In many medical contexts, the available data for one particular patient are rather poor (a few MRI for instance). However many patients are studied (20 to 100 or even more in frequent pathologies). Therefore it is difficult or even impossible to parametrize a model for a given patient (too many parameters with respect to the number of available clinical data). However, it is possible to infer the distribution of the parameters in the global population by using all the data of all the patients at the same time. This is the principle of populational parametrization: to look for the distribution of the parameters (Gaussian or log Gaussian) and not to try to study each patient individually.

Many algorithms have been developed for populational parametrization, in particular so called SAEM (Stochastic Approximation Expectation Maximization) algorithms, based on MCMC (Monte Carlo Markov Chain) algorithms. These algorithms are very expensive, and require hundreds of thousands of evaluations of the model. For ordinary differential equation based models, SAEM converge quickly (it takes ten to twenty minutes on a laptop for the Monolix implementation of SAEM. Monolix is developped by M. Lavielle at Inria).

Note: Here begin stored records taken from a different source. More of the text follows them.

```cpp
struct AccxForm {
    int rc;
    int NQ;
    bool sr;
    int lgG;
    bool sx;
    bool band;
    bool xt_reused;
    int nslab, NX, gx, gy;
    size_t lds;
};
AccxForm accx_form(int cov, int D, int K, int S, int G, bool sets);
struct AccxLayout {
    size_t Sp, tab, Xt, Gt, bytes;
};
AccxLayout accx_layout(int cov, int64_t T, int D, int K, int S, int G, bool sets);

struct AccfForm {
    int rc;
    int Gp;
    int NTC, NQT, XP, nchunks;
    bool blk;
    int ns_img;
    bool use_image;
    int waves, NKU;
};
AccfForm accf_form(int cov, int D, int S, int G, bool have_image);
struct AccfLayout {
    size_t P, tab, c0, Sp, bytes;
};
AccfLayout accf_layout(int cov, int D, int S, int G);

struct AccdForm {
    int rc;
    int NJ2, NC;
    bool partial;
};
AccdForm accd_form(int cov, int64_t T, int D, int K, size_t ws_bytes);
struct AccdLayout {
    size_t part, cpart, bytes;
};
AccdLayout accd_layout(int cov, int64_t T, int D, int K);

int unpack_resps(int64_t T, int K, const void* packed, float* resps, hipStream_t s);
int pack_resps(int64_t T, int D, int S, int G, const float* X, const float* R, const float* SR,
               void* packed, hipStream_t s);
size_t packed_resps_bytes(int64_t T, int D, int K);
size_t accx_workspace_bytes(int cov, int64_t T, int D, int K);
int acc_bf16x3_packed(int cov, int64_t T, int D, int K, const float* X, const void* Rimg,
                      double* acc, void* ws, size_t ws_bytes, hipStream_t s, int S = 1, int G = 0,
                      const float* SR = nullptr);
bool supported_llh_packed_sets(int cov, int D, int S, int G);
bool supported_acc_sets(int cov, int D, int S, int G);
size_t accxs_workspace_bytes(int cov, int64_t T, int D, int S, int G);

bool supported_accf(int cov, int D, int S, int G);
size_t accf_workspace_bytes(int cov, int D, int S, int G);
int acc_fused_bf16x3(int cov, int64_t T, int D, int S, int G, const float* X, const float* expT,
                     const float* logw, const float* log_norm, const float* sr, const void* image,
                     double* acc, void* ws, size_t ws_bytes, hipStream_t s);
size_t frame_image_bytes(int cov, int64_t T, int D);
int frame_image(int cov, int64_t T, int D, const float* X, void* image, hipStream_t s);

bool supported_acc_diag(int cov, int64_t T, int D, int K);
size_t acc_diag_workspace_bytes(int cov, int64_t T, int D, int K);
int acc_diag_bf16x3(int cov, int64_t T, int D, int K, const float* X, const float* W, double* acc,
                    void* ws, size_t ws_bytes, hipStream_t s);

int estep_f32(int cov, int64_t T, int D, int S, int G, const float* X, const float* expT,
              const float* logw, float* resps, float* log_norm, double* llh_sum, void* ws,
              size_t ws_bytes, hipStream_t s);
int estep_f64(int cov, int64_t T, int D, int S, int G, const double* X, const double* expT,
              const double* logw, double* resps, double* log_norm, double* llh_sum, void* ws,
              size_t ws_bytes, hipStream_t s);
int acc_f32(int cov, int64_t T, int D, int S, int G, const float* X, const float* R,
            const float* SR, double* acc, void* ws, size_t ws_bytes, hipStream_t s);
int acc_f64(int cov, int64_t T, int D, int S, int G, const double* X, const double* R,
            const double* SR, double* acc, void* ws, size_t ws_bytes, hipStream_t s);

}
```

beer_amd/inference/batch.py:

```python

import os
import threading

import torch

from .. import _hip, hmm_kernels as hk, kernels
from ..models.gaussians import NormalSet
from ..models.mixtures import Mixture, MixtureSet, TiedMixtureSet
from ..models.modelset import JointModelSet
from ..models.sequence import HMM, BigramPhoneLoop, PhoneLoop
from ..models.vae import VAE
from ..stats import FrameStats
from .objectives import EvidenceLowerBoundInstance

__all__ = ['accumulate_elbo', 'pack_utterances', 'decode_batch', 'sample_paths_batch',
           'ShardStatics']

_SCRATCH_CAP = 48 << 30
_scratch_bytes = [int(os.environ['BEER_SCRATCH_GB']) << 30 if 'BEER_SCRATCH_GB' in os.environ
                  else None]


def _scratch_budget():
    if _scratch_bytes[0] is None:
        try:
            free, _ = torch.cuda.mem_get_info()
            _scratch_bytes[0] = max(1 << 28, min(_SCRATCH_CAP, free // 8))
        except Exception:
            _scratch_bytes[0] = _SCRATCH_CAP
    return _scratch_bytes[0]


class ShardStatics:

    def __init__(self):
        self.key, self.items, self.lengths, self.mark = None, {}, None, None

    def bind(self, lengths):
        n = len(lengths)
        mark = (n, lengths[0], lengths[n // 2], lengths[-1]) if n else (0,)
        if self.lengths is not lengths or self.mark != mark:
            if self.mark != mark or self.lengths != lengths:
                self.key, self.items = None, {}
            self.lengths, self.mark = lengths, mark

    def entry(self, key, name, make):
        if self.key != key:
            self.key, self.items = key, {}
        if name not in self.items:
            self.items[name] = make()
        return self.items[name]


def _capturing():
    return torch.cuda.is_available() and torch.cuda.is_current_stream_capturing()


def pack_utterances(utterances):
    if isinstance(utterances, tuple) and len(utterances) == 2 and \
            isinstance(utterances[0], torch.Tensor):
        X, lengths = utterances
        if not (isinstance(lengths, list) and set(map(type, lengths)) <= {int}):
            lengths = [int(n) for n in lengths]
        return _hip.on_device(X), lengths
    utterances = list(utterances)
    lengths = [len(u) for u in utterances]
    dev = _hip.require_device()
    X = torch.cat([u.to(dev) for u in utterances], dim=0).contiguous()
    return X, lengths


def _groups(emissions):
    if isinstance(emissions, JointModelSet):
        out = []
        for m in emissions.modelsets:
            out += _groups(m)
        return out
    if isinstance(emissions, MixtureSet):
        return [(emissions, len(emissions), emissions.n_leaves_per_mixture)]
    if isinstance(emissions, TiedMixtureSet):
        return [(emissions, len(emissions), len(emissions.modelset))]
    if isinstance(emissions, NormalSet):
        return [(emissions, len(emissions), 1)]
    raise NotImplementedError(f'unsupported emission model {type(emissions).__name__}')


def _normalset(group):
    return group.normalset if isinstance(group, (MixtureSet, TiedMixtureSet)) else group


def _n_gaussians(group, S, G):
    return G if isinstance(group, TiedMixtureSet) else S * G


def _sub_batches(lengths, bytes_per_frame, max_frames):
    budget = max(1, min(max_frames, _scratch_budget() // max(1, bytes_per_frame)))
    total = sum(lengths)
    n_runs = max(1, -(-total // budget))
    target = -(-total // n_runs)
    runs, cur, n = [], [], 0
    for u, T in enumerate(lengths):
        if cur and (n + T > budget or (n >= target and len(runs) < n_runs - 1)):
            runs.append(cur)
            cur, n = [], 0
        cur.append(u)
        n += T
    if cur:
        runs.append(cur)
    return runs


_local = threading.local()


def _throttle(depth=2):
    if _capturing():
        return torch.cuda.Event()
    in_flight = _local.__dict__.setdefault('in_flight', [])
    while len(in_flight) >= depth:
        in_flight.pop(0).synchronize()
    ev = torch.cuda.Event()
    in_flight.append(ev)
    return ev


def _cached_batch(graph, run_lengths, dtype):
    cache = graph.__dict__.setdefault('_batch_cache', {})
    key = (dtype, tuple(run_lengths))
    dg = graph.device_graph(dtype)
    hit = cache.get(key)
    if hit is not None and hit.dgraphs[0] is dg:
        return hit
    if len(cache) >= 8:
        cache.clear()
    batch = hk.HmmBatch([graph], [0] * len(run_lengths), run_lengths, dtype)
    cache[key] = batch
    return batch


_KL_BESIDE = os.environ.get('BEER_KL_SIDE_STREAM', '1') != '0'


def _kl_beside_the_estep(model, device):
    if not _KL_BESIDE or isinstance(model, VAE) or device.type != 'cuda' or _capturing():
        return torch.as_tensor(model.kl_div_posterior_prior()), None
    main = torch.cuda.current_stream(device)
    for param in model.bayesian_parameters():
        for dist in (getattr(param, 'posterior', None), getattr(param, 'prior', None)):
            if dist is not None and hasattr(dist, 'expected_sufficient_statistics'):
                dist.expected_sufficient_statistics()
                dist.log_norm()
                dist.natural_parameters()
    side_streams = _local.__dict__.setdefault('side_streams', {})
    side = side_streams.get(device)
    if side is None:
        side = side_streams[device] = torch.cuda.Stream(device)
    side.wait_stream(main)
    with torch.cuda.stream(side):
        kl = torch.as_tensor(model.kl_div_posterior_prior())
        done = side.record_event()
    return kl, done


def _finish(model, value_terms, kl, nutt, acc, datasize, total_frames):
    value = value_terms - float(nutt) * kl.to(value_terms.device, torch.float64)
    return EvidenceLowerBoundInstance(value, acc, model.bayesian_parameters(),
                                      total_frames, datasize)


def _like(param, t):
    return t.to(dtype=param.stats.dtype, device=param.stats.device)


def _mixture_batch(model, X, lengths, datasize, labels, max_frames, statics=None):
    ns = model.normalset
    K, cov = len(ns), ns.cov_type
    dev, dtype = X.device, X.dtype
    exp_T = ns.means_precisions.natural_form()
    lw = model._log_weights().view(1, K)
    Q = FrameStats(X[:1], cov).shape[1]
    acc = torch.zeros(K, Q, dtype=torch.float64, device=dev)
    utt_llh = torch.zeros(len(lengths), dtype=torch.float64, device=dev)

    def offsets_and_scales():
        off = torch.zeros(len(lengths) + 1, dtype=torch.int64)
        off[1:] = torch.cumsum(torch.as_tensor(lengths, dtype=torch.int64), 0)
        up = _hip.upload({'off': off, 'scales': torch.as_tensor(
            [datasize / float(T) for T in lengths], dtype=torch.float64)}, dev)
        return off, up['off'], up['scales']
    statics = statics if statics is not None else ShardStatics()
    statics.bind(lengths)
    skey = ('mixture', len(lengths), float(datasize), str(dev))
    off, off_dev, scales = statics.entry(skey, 'offsets', offsets_and_scales)
    lab_dev = None if labels is None else \
        _hip.on_device(torch.as_tensor(labels)).to(torch.int64).contiguous()
    if lab_dev is not None and model.nested:
        M = len(model.modelset)
        lw_sets = model.modelset.leaf_log_weights()
    for run in _sub_batches(lengths, K * X.element_size(), max_frames):
        done = _throttle()
        f0, f1 = int(off[run[0]]), int(off[run[-1] + 1])
        stats = FrameStats(X[f0:f1], cov)
        lab = None if lab_dev is None else lab_dev[f0:f1]
        wide = kernels.wide_mixture_split(stats, K, cov) if lab is None else None
        seg = off_dev[run[0]:run[-1] + 2] - f0
        if lab is not None and model.nested:
            set_norm, resps = kernels.mixtureset_estep(stats, exp_T, lw_sets, M, K // M, cov)
            onehot = torch.zeros_like(set_norm).scatter_(1, lab.view(-1, 1), 1.)
            hk.segment_sum(kernels.rowdot(set_norm, onehot), seg, len(run),
                           out=utt_llh[run[0]:run[-1] + 1])
            kernels.normal_accumulate(stats, resps, onehot, M, K // M, cov, acc=acc)
            done.record()
            continue
        if lab is None and kernels.packed_path_ok(stats, K, cov):
            log_norm, resps = kernels.mixture_estep_packed(stats, exp_T, lw, K, cov)
        elif wide:
            log_norm, resps = kernels.wide_mixture_estep(stats, exp_T, lw, K, cov, wide)
        else:
            log_norm, resps = kernels.mixtureset_estep(stats, exp_T, lw, 1, K, cov, labels=lab)
        hk.segment_sum(log_norm.view(-1), seg, len(run), out=utt_llh[run[0]:run[-1] + 1])
        kernels.normal_accumulate(stats, resps, None, K, 1, cov, acc=acc)
        done.record()
    value_terms = (scales * utt_llh).sum()
    out = {**model._weights_accumulate(acc), ns.means_precisions: _like(ns.means_precisions, acc)}
    return value_terms, out


def _emission_estep(groups, stats, dtype, for_accumulate=False):
    cols, comps = [], []
    for grp, S, G in groups:
        ns = _normalset(grp)
        gstats = stats.as_cov(ns.cov_type)
        if isinstance(grp, TiedMixtureSet):
            tied = grp.estep(gstats)
            cols.append(tied[2])
            comps.append(('tied',) + tied)
            continue
        lw = grp.leaf_log_weights() if isinstance(grp, MixtureSet) else None
        fused = for_accumulate and G > 1 and \
            kernels.fused_accumulate_ok(gstats, S, G, ns.cov_type)
        if for_accumulate and G > 1 and not fused and \
                kernels.packed_sets_ok(gstats, S, G, ns.cov_type):
            log_norm, packed = kernels.mixtureset_estep_packed(
                gstats, ns.means_precisions.natural_form(), lw, S, G, ns.cov_type)
            cols.append(log_norm)
            comps.append(packed)
            continue
        log_norm, resps = kernels.mixtureset_estep(
            gstats, ns.means_precisions.natural_form(), lw, S, G, ns.cov_type,
            want_resps=for_accumulate and G > 1 and not fused)
        cols.append(log_norm)
        comps.append(('fused', log_norm, lw) if fused else resps)
    pc_all = cols[0] if len(cols) == 1 else torch.cat(cols, dim=-1)
    return pc_all, comps
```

However for PDE based models, the evaluation of one single model may be long (a few minutes, up to ten minutes), hence the evaluation of hundreds of thousands models is completely out of range. Moreover, SAEM can not be parallelized in an efficient way.

Numed has set a general strategy to allow populational approaches on complex systems or on PDE based models. It relies on a precomputation strategy, combined iteratively with SAEM algorithms.

With such a strategy, populational parametrization of a PDE like reaction diffusion equation (KPP) may be done on a few hours on a small cluster of cores (32 cores).